The press asks: “To put it bluntly: why is he partying with Pippa and not helping
out his wife at home?” Ah ha. His new job as a helicopter pilot with the East
Anglian Air Ambulance service involves working ‘four days on, four days off’ –
away from the perfect middle class family.

Sources claim that Kate has been ‘discouraging’ William from accepting too
many social engagements and even hints of trouble in paradise. Do you reckon?

Ranting and Raving or I’m Losing the Will to Live: see
Amazon above

The Fun Bits:

The Bemusement Park

No tickets available on line until Tuesday, the web site crashed on opening,
queuing for hours, mud, encountering unresponsive, depressed staff...oh it’s
only a sinister Banksy theme park a la Disney, a dark version that is.

A 2.5 acre park, “deeply unsettling...bizarrely entertaining” Dismaland in faded
seaside resort Weston-super-Mare. Banksy best described it as:”a festival of
art, amusements and entry-level anarchism.” What’s not to like...love even?

Twisted fairground rides, immersive experiences, a ruinous Disney-style castle,  
the Grim Reaper driving a dodgem as Stayin' Alive plays, on a wall Mickey
(Mouse of course) gestures to a stencilled reminder about life: Welcome to
Dismaland...LIFE  isn’t always a Fairytale, a 2014 Banksy. Recyling – good.
Three art galleries featuring more than 50 artists from 17 countries (Jenny
Holzer, Damian Hurst included), and an exit where you can buy a souvenir
photo – you with Cinderella/Diana dead in a gruesome horse-drawn Disney
carriage accident. Now who wouldn’t want that?

From Banksy himself: “The fairytale is over, the world is sleepwalking towards
climate catastrophe, maybe all that escapism will have to wait... I guess you’d
say it’s a theme park whose big theme is – theme parks should have bigger
themes.” Ha.
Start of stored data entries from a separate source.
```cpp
// ... 144 lines not shown
    static OvPerDeviceOnce attr;
    const int dev = ov_current_device();
    if (attr.need(dev)) {
        hipError_t e = hipFuncSetAttribute((const void*)attn_fwd_generic<64, true>, hipFuncAttributeMaxDynamicSharedMemorySize, 160 * 1024);
        if (e == hipSuccess)
            e = hipFuncSetAttribute((const void*)attn_fwd_generic<96, true>, hipFuncAttributeMaxDynamicSharedMemorySize, 160 * 1024);
        if (e != hipSuccess) return OV_ERR_HIP - (int)e;
        attr.mark(dev);
    }
    const dim3 grid((unsigned)(B * H), (unsigned)((g.nqt + nwg - 1) / nwg)), blk(nwg * 64);
    if (hdp == 64) hipLaunchKernelGGL((attn_fwd_generic<64, true>), grid, blk, smem, (hipStream_t)stream, g, hd);
    else hipLaunchKernelGGL((attn_fwd_generic<96, true>), grid, blk, smem, (hipStream_t)stream, g, hd);
    OV_LAUNCH_CHECK();
    return OV_OK;
}
```

openvision_amd/csrc/tower.hip:

```cpp
#include "common.h"
#include <new>
#include <vector>
#include <mutex>
#include <stdlib.h>

struct TailCtx {
    hipStream_t stream = nullptr;
    hipEvent_t fork = nullptr, join = nullptr;
    int state = 0;
    int device = -1;
    std::mutex mu;
};

struct ov_tower {
    mutable TailCtx tail;
    ov_tower_cfg cfg;
    ov_block_weights* blocks;
    unsigned char* set;
    ov_block_fp8* fp8;
    unsigned char* set8;
    float* h_amax;
    int h_mode;
    unsigned char* mask8;
    int prefix;
// ... 34 lines not shown
        e0 = g_prof.pool.back(); g_prof.pool.pop_back();
        e1 = g_prof.pool.back(); g_prof.pool.pop_back();
        on = true;
        (void)hipEventRecord(e0, st);
    }
    ~ProfScope() {
        if (!on) return;
        (void)hipEventRecord(e1, st);
        std::lock_guard<std::mutex> lk(g_prof.mu);
        g_prof.recs.push_back({cls, e0, e1, rows});
    }
};

inline size_t align_up(size_t x, size_t a) { return (x + a - 1) / a * a; }
inline int max_i(int a, int b) { return a > b ? a : b; }

struct VisionWs { size_t x, tower, pooled, lnrow, feat, total; };
inline VisionWs vision_ws(const ov_tower* t, const ov_vision_head* h, int B) {
    const int g = h->image_size / h->patch_size, L = g * g + 1, D = t->cfg.width;
    VisionWs w;
    size_t off = 0;
    w.x = off;      off += align_up((size_t)B * L * D * 2, 256);
    w.tower = off;  off += align_up(ov_tower_workspace_bytes(t, B, L), 256);
    w.pooled = off; off += align_up((size_t)B * D * 4, 256);
    w.lnrow = off;  off += align_up((size_t)B * D * 2, 256);
    w.feat = off;   off += align_up((size_t)B * h->embed_pad * 2, 256);
    w.total = off;
    return w;
}
inline size_t keep_embed_bytes(const ov_tower* t, const ov_vision_head* h, int B, int K) {
// ... 187 lines not shown
    }
    return OV_OK;
}

extern "C" int ov_tower_set_prefix(ov_tower* t, int prefix) {
    if (!t || prefix < -1) return OV_ERR_INVALID;
    t->prefix = prefix;
    return OV_OK;
}

extern "C" size_t ov_tower_workspace_bytes(const ov_tower* t, int B, int L) {
    if (!t || B <= 0 || L <= 0) return 0;
    const size_t M = (size_t)B * L;
    const int D = t->cfg.width;
    size_t n = align_up(M * D * 2, 256) + align_up(M * (size_t)big_pitch(t->cfg) * 2, 256) + align_up(M * 8, 256) +
               align_up(M * (size_t)(D / 32) * 8, 256);
    if (tower_fp8(t)) n += align_up(M * (size_t)max_i(D, t->cfg.mlp_pad), 256) + align_up(M * 4, 256);
    return n;
}
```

Hurry; you have only five weeks.


A packet of Mars bars pays off. Its value increased from 75p to more than
£14,000. How you ask? Possibly you’ve already read about the miracle. OK. Not
quite a miracle, but clearly a good deed worthy of quasi-sainthood.
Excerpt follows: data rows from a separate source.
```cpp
int snf_debug_fill_lds(uint32_t pattern);
int snf_debug_pitch_scratch(snf_plan* plan, void** down, void** nccf_res, void** pov_nccf,
                            void** states);
int snf_debug_plp_tail(snf_plan* plan, const float* mel, const double* energy,
                       const int64_t* frame_offsets, int64_t n_utts, float* out, float* mel_out);
int snf_debug_fbank512b_rel32(const int64_t* sample_offsets, const int64_t* frame_offsets, int64_t n_utts);
float snf_plan_last_kernel_ms(const snf_plan* plan, int which);
const char* snf_plan_kernel_name(const snf_plan* plan, int which);

#ifdef __cplusplus
}
#endif
#endif
```

shennong_amd/_backend.py:

```python

import ctypes as C
import os
import threading

import numpy as np

from shennong_amd import _abi

_HERE = os.path.dirname(os.path.abspath(__file__))
_LIB_PATH = os.environ.get('SHENNONG_AMD_LIB') or os.path.join(_HERE, 'libshennong_hip.so')
_LIB = None
_LOCK = threading.Lock()
_PLANS = {}
_DEVICE = int(os.environ.get('SHENNONG_AMD_DEVICE', '0'))

EXPORTS = [
    'snf_version', 'snf_last_error', 'snf_device_count', 'snf_set_device',
    'snf_device_name', 'snf_device_synchronize', 'snf_num_frames',
    'snf_first_sample_of_frame', 'snf_window_size', 'snf_window_shift',
    'snf_padded_window_size', 'snf_window_function', 'snf_pitch_num_frames',
    'snf_plan_create', 'snf_plan_destroy', 'snf_plan_ndims', 'snf_plan_fast_path',
    'snf_plan_num_frames', 'snf_plan_run_batch', 'snf_plan_run_batch_device',
    'snf_post_ndims', 'snf_post_run_batch', 'snf_post_run_batch_device',
    'snf_cmvn_accumulate', 'snf_cmvn_apply', 'snf_cmvn_accumulate_device',
    'snf_cmvn_apply_device', 'snf_concat_columns_device', 'snf_count_nonfinite_device', 'snf_set_noise_call',
    'snf_malloc', 'snf_free', 'snf_memcpy_h2d', 'snf_memcpy_d2h', 'snf_memset',
    'snf_host_malloc', 'snf_host_free', 'snf_debug_fill_lds', 'snf_debug_pitch_scratch',
    'snf_debug_plp_tail', 'snf_debug_fbank512b_rel32',
    'snf_stream_create', 'snf_stream_destroy', 'snf_stream_synchronize', 'snf_memcpy_h2d_async',
    'snf_memcpy_d2h_async', 'snf_comm_unique_id', 'snf_comm_init', 'snf_comm_rank', 'snf_comm_world_size',
    'snf_comm_destroy', 'snf_comm_gatherv', 'snf_comm_allreduce_f64',
    'snf_plan_last_kernel_ms', 'snf_plan_kernel_name', 'snf_set_oom_hook',
    'snf_event_create', 'snf_event_destroy', 'snf_event_record', 'snf_event_elapsed_ms', 'snf_mem_info',
    'snf_stream_wait_event', 'snf_stream_query', 'snf_event_synchronize', 'snf_wav_scan', 'snf_wav_read_pcm16',
    'snf_gmm_loglikes', 'snf_gmm_accumulate', 'snf_gmm_gselect', 'snf_gmm_gselect_preselect',
    'snf_gmm_selection_posteriors', 'snf_gmm_posteriors', 'snf_fmllr_accumulate', 'snf_vtln_gram', 'snf_lvtln_select',
    'snf_affine_apply_segments', 'snf_vtln_gram_rows', 'snf_dense_layer', 'snf_bottleneck_vad',
    'snf_bottleneck_fbank', 'snf_bottleneck_nn_input', 'snf_bottleneck_forward', 'snf_crepe_conv',
    'snf_crepe_forward', 'snf_crepe_decode', 'snf_framed_onehot', 'snf_packed_weights_bf16_size',
    'snf_pack_weights_bf16', 'snf_dense_layer_bf16', 'snf_bottleneck_forward_bf16', 'snf_crepe_conv_bf16',
    'snf_crepe_forward_bf16', 'snf_resample_num_out', 'snf_linear_resample', 'snf_crepe_rows',
    'snf_crepe_voicing_convert', 'snf_bottleneck_extract', 'snf_bottleneck_extract_runs',
    'snf_collate_num_out', 'snf_collate_padded', 'snf_dtw_pairs', 'snf_dtw_search', 'snf_dtw_detect', 'snf_dtw_topk',
    'snf_dtw_align',
    'snf_abx_cells']
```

Two months ago, after Tory benefits sanctions left Louisa Sewell with no money
for food, as they do, she shoplifted a pack of four Mars bars, the cheapest food
in the shop. There’s the 75p for the packet. She hadn’t eaten in days. OK.
Here's where you might question her choice. Surely there must have been
another option. But then, she was possibly at sixes and seven, delirious, weak
and delirious with hunger...let’s assume so. The Kidderminster Heron Foods
convenience store’s CCTV camera caught her pinching the chocolate bars.

Louisa was fined £328.75 by the magistrates’ court and fined over 438 times the
value of her theft. Here’s how: £73 for the theft, £150 in court charges, £85 for
prosecution costs, a £20 victim surcharge. The magistrate said it was
unacceptable for her to steal “just for being hungry”. Better to simply die from
starvation. New Tory regulations require convicted adult offenders to pay
towards the cost of running the criminal justice system...naturally.

One in six of all jobseekers have had their payments temporarily stopped. The
Department for Work and Pensions says that one in five benefit-related deaths
have involved sanctions. Ah, another Tory success.

Reverend Stuart Campbell, who lives over 90 miles away in Bath, spotted
Louisa's plight online, and he decided to begin a crowdfunding campaign to
raise money to pay her fine. His aim was to raise £500 – a bit extra for more
Mars bars, but in four days, he had raised nearly £14,000.

“For someone to have decided to go ahead with the prosecution is grotesque...

We can’t fix every injustice in the hideous, heartless society the UK has
become… We can do something, even if it’s only a gesture...I can’t begin to
explain what any of those people are thinking.” I think we can – and it isn’t pretty.